Comparison of the pathogenicity of two US porcine reproductive and respiratory syndrome virus isolates with that of the Lelystad virus.

The Lelystad virus or one of two US isolates (VR2385, VR2431) of porcine reproductive and respiratory syndrome virus were given intranasally to 25 4-week-old cesarian-derived colostrum-deprived pigs. Pigs from these groups were necropsied at 1, 2, 3, 5, 7, 10, 15, 21, or 28 days postinoculation. The Lelystad virus and VR2431 induced mild transient pyrexia, dyspnea, and tachypnea. VR2385 induced labored and rapid abdominal respiration, pyrexia, lethargy, anorexia, and patchy dermal cyanosis. All three isolates induced multifocal tan-mottled consolidation involving 6.8% (n = 9; SEM = 3.4) of the lung for Lelystad, 9.7% (n = 9, SEM = 2.7) of the lung for VR2431, and 54.2% (n = 9, SEM = 4.4) of the lung for VR2385 at 10 days postinoculation. Characteristic microscopic lung lesions consisted of type 2 pneumocyte hypertrophy and hyperplasia, necrotic debris and increased mixed inflammatory cells in alveolar spaces, and alveolar septal infiltration with mononuclear cells.

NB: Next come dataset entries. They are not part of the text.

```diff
-        const float2 bv = __ldg(reinterpret_cast<const float2*>(g.bias + cidx));
-        float o0 = acc2[4 * j + 2 * h] + bv.x, o1 = acc2[4 * j + 2 * h + 1] + bv.y;
+      if (!tile_row_offset(1, t, r, g.M, g.Cout, g.tiles_w, g.tiles_h, g.Hout, g.Wout, off)) continue;
+      constexpr int JB = BN2 == 128 ? 4 : BN2 / 8 < 8 ? BN2 / 8 : 8;
+#pragma unroll
+      for (int j0 = 0; j0 < BN2 / 8; j0 += JB) {
+        T2 rv2[JB];
+        float2 bv2[JB];
+#pragma unroll
+        for (int jj = 0; jj < JB; ++jj) bv2[jj] = *reinterpret_cast<const float2*>(bias_s + 4 * FMB_NC + c0 + 8 * (j0 + jj));
         if (p.has_res) {
-          const float2 rv = Pair16<T>::unpack(*reinterpret_cast<const T2*>(res + off + cidx));
-          o0 += rv.x;
-          o1 += rv.y;
-        }
-        *reinterpret_cast<T2*>(out + off + cidx) = Pair16<T>::pack(o0, o1);
-      }
-    }
-  }
+#pragma unroll
+          for (int jj = 0; jj < JB; ++jj)
+            if (c0 + 8 * (j0 + jj) < g.Cout) rv2[jj] = *reinterpret_cast<const T2*>(res + off + c0 + 8 * (j0 + jj));
+        }
+#pragma unroll
+        for (int j = j0; j < j0 + JB; ++j) {
+          const int cidx = c0 + 8 * j;
+          if (cidx >= g.Cout) break;
+          float o0 = acc2[4 * j + 2 * h] + bv2[j - j0].x, o1 = acc2[4 * j + 2 * h + 1] + bv2[j - j0].y;
+          if (p.has_res) {
+            const float2 rv = Pair16<T>::unpack(rv2[j - j0]);
+            o0 += rv.x;
+            o1 += rv.y;
+          }
+          const uint32_t sub = (uint32_t)(cidx >> 6) * (TC_BM * 128), kc = (uint32_t)(cidx & 63);
+          const uint32_t o = sub + (uint32_t)r * 128 + ((((kc >> 3) ^ (uint32_t)(r & 7))) << 4) + (kc & 7) * 2;
+          *reinterpret_cast<T2*>(smem + L::a2_off + o) = Pair16<T>::pack(o0, o1);
+        }
+      }
+    }
+    fence_proxy_async();
+    wg_sync(wg);
+    if ((threadIdx.x & 127) == 0) {
+      const int tw = t % g.tiles_w, th = (t / g.tiles_w) % g.tiles_h, b = t / (g.tiles_w * g.tiles_h);
+#pragma unroll
+      for (int sl = 0; sl < (BN2 + 63) / 64; ++sl)
+        if (sl * 64 < g.Cout)
+          tma_store_4d(&tmO, smem + L::a2_off + sl * (TC_BM * 128) + wg * 64 * 128, sl * 64, tw * TC_TILE_W, th * TC_TILE_H + wg * 4, b);
+      bulk_commit();
+    }
+  }
+  if ((threadIdx.x & 127) == 0) bulk_wait();
 }
 
 struct FmbWeights {
@@ -231,14 +283,15 @@
     const CUtensorMapSwizzle sw = CU_TENSOR_MAP_SWIZZLE_128B;
     const char* r = make_tmap_nhwc<T>(&c[0], in, B, H, W, f.Cin, TC_BK, TC_TILE_W, FMB_BOX_H, 1, 1, sw);
     if (!r) r = make_tmap_2d<T>(&c[1], f.w1->d_w, f.Cexp, (uint64_t)9 * f.Cin, FMB_NC, TC_BK, sw);
-    return r ? r : make_tmap_2d<T>(&c[2], f.w2->d_w, f.Cout, f.Cexp, f.bn2, TC_BK, sw);
-  }, in, f.w1->d_w, f.w2->d_w, B, H, W, f.Cin, f.Cexp, f.Cout, f.bn2);
+    if (!r) r = make_tmap_2d<T>(&c[2], f.w2->d_w, f.Cout, f.Cexp, f.bn2, TC_BK, sw);
+    return r ? r : make_tmap_nhwc<T>(&c[3], out, B, H, W, f.Cout, TC_BK, TC_TILE_W, TC_TILE_H / 2, 1, 1, sw);
+  }, in, out, f.w1->d_w, f.w2->d_w, B, H, W, f.Cin, f.Cexp, f.Cout, f.bn2);
   if (e) return e;
   g.m_tiles = B * g.tiles_w * g.tiles_h;
   const int grid = std::min(g.m_tiles, num_sms());
   return with_const<32, 64, 128>(f.bn2, "unsupported N tile", [&](auto bn2) {
     if (q.g.kchunks != FmbSmem<bn2>::kchunks) return "fmb_kernel: k-chunks do not match the output width";
-    return launch_smem(fmb_kernel<T, bn2>, dim3(grid), dim3(TC_THREADS), FmbSmem<bn2>::smem_bytes, st, m[0], m[1], m[2], q);
+    return launch_smem(fmb_kernel<T, bn2>, dim3(grid), dim3(TC_THREADS), FmbSmem<bn2>::smem_bytes, st, m[0], m[1], m[2], m[3], q);
   });
 }
 
diff --git a/metrabs_b200/csrc/tc_gemm.cuh b/metrabs_b200/csrc/tc_gemm.cuh
--- a/metrabs_b200/csrc/tc_gemm.cuh
+++ b/metrabs_b200/csrc/tc_gemm.cuh
@@ -614,7 +614,7 @@
   static constexpr int kEntries = 16, kKeyWords = 14;
   struct Entry {
     uint64_t key[kKeyWords];
-    CUtensorMap map[3];
+    CUtensorMap map[4];
   };
   std::vector<Entry> entries;
   size_t replaced = 0;
```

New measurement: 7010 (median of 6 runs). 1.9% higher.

Lymphadenopathy with follicular hypertrophy, hyperplasia, and necrosis was consistently seen. Similar follicular lesions were also seen in Peyer's patches and tonsils. Lymphohistiocytic myocarditis and encephalitis were reproduced with all three isolates. Clinical respiratory disease and gross and microscopic lung lesion scores were considerably and significantly more severe in the VR2385-inoculated pigs. All three viruses were readily isolated from sera, lungs, and tonsils throughout the 28 days of the study. The lymphoid and respiratory systems have the most remarkable lesions and appear to be the major site of replication of these viruses. This work demonstrated a marked difference in pathogenicity of porcine reproductive and respiratory syndrome isolates.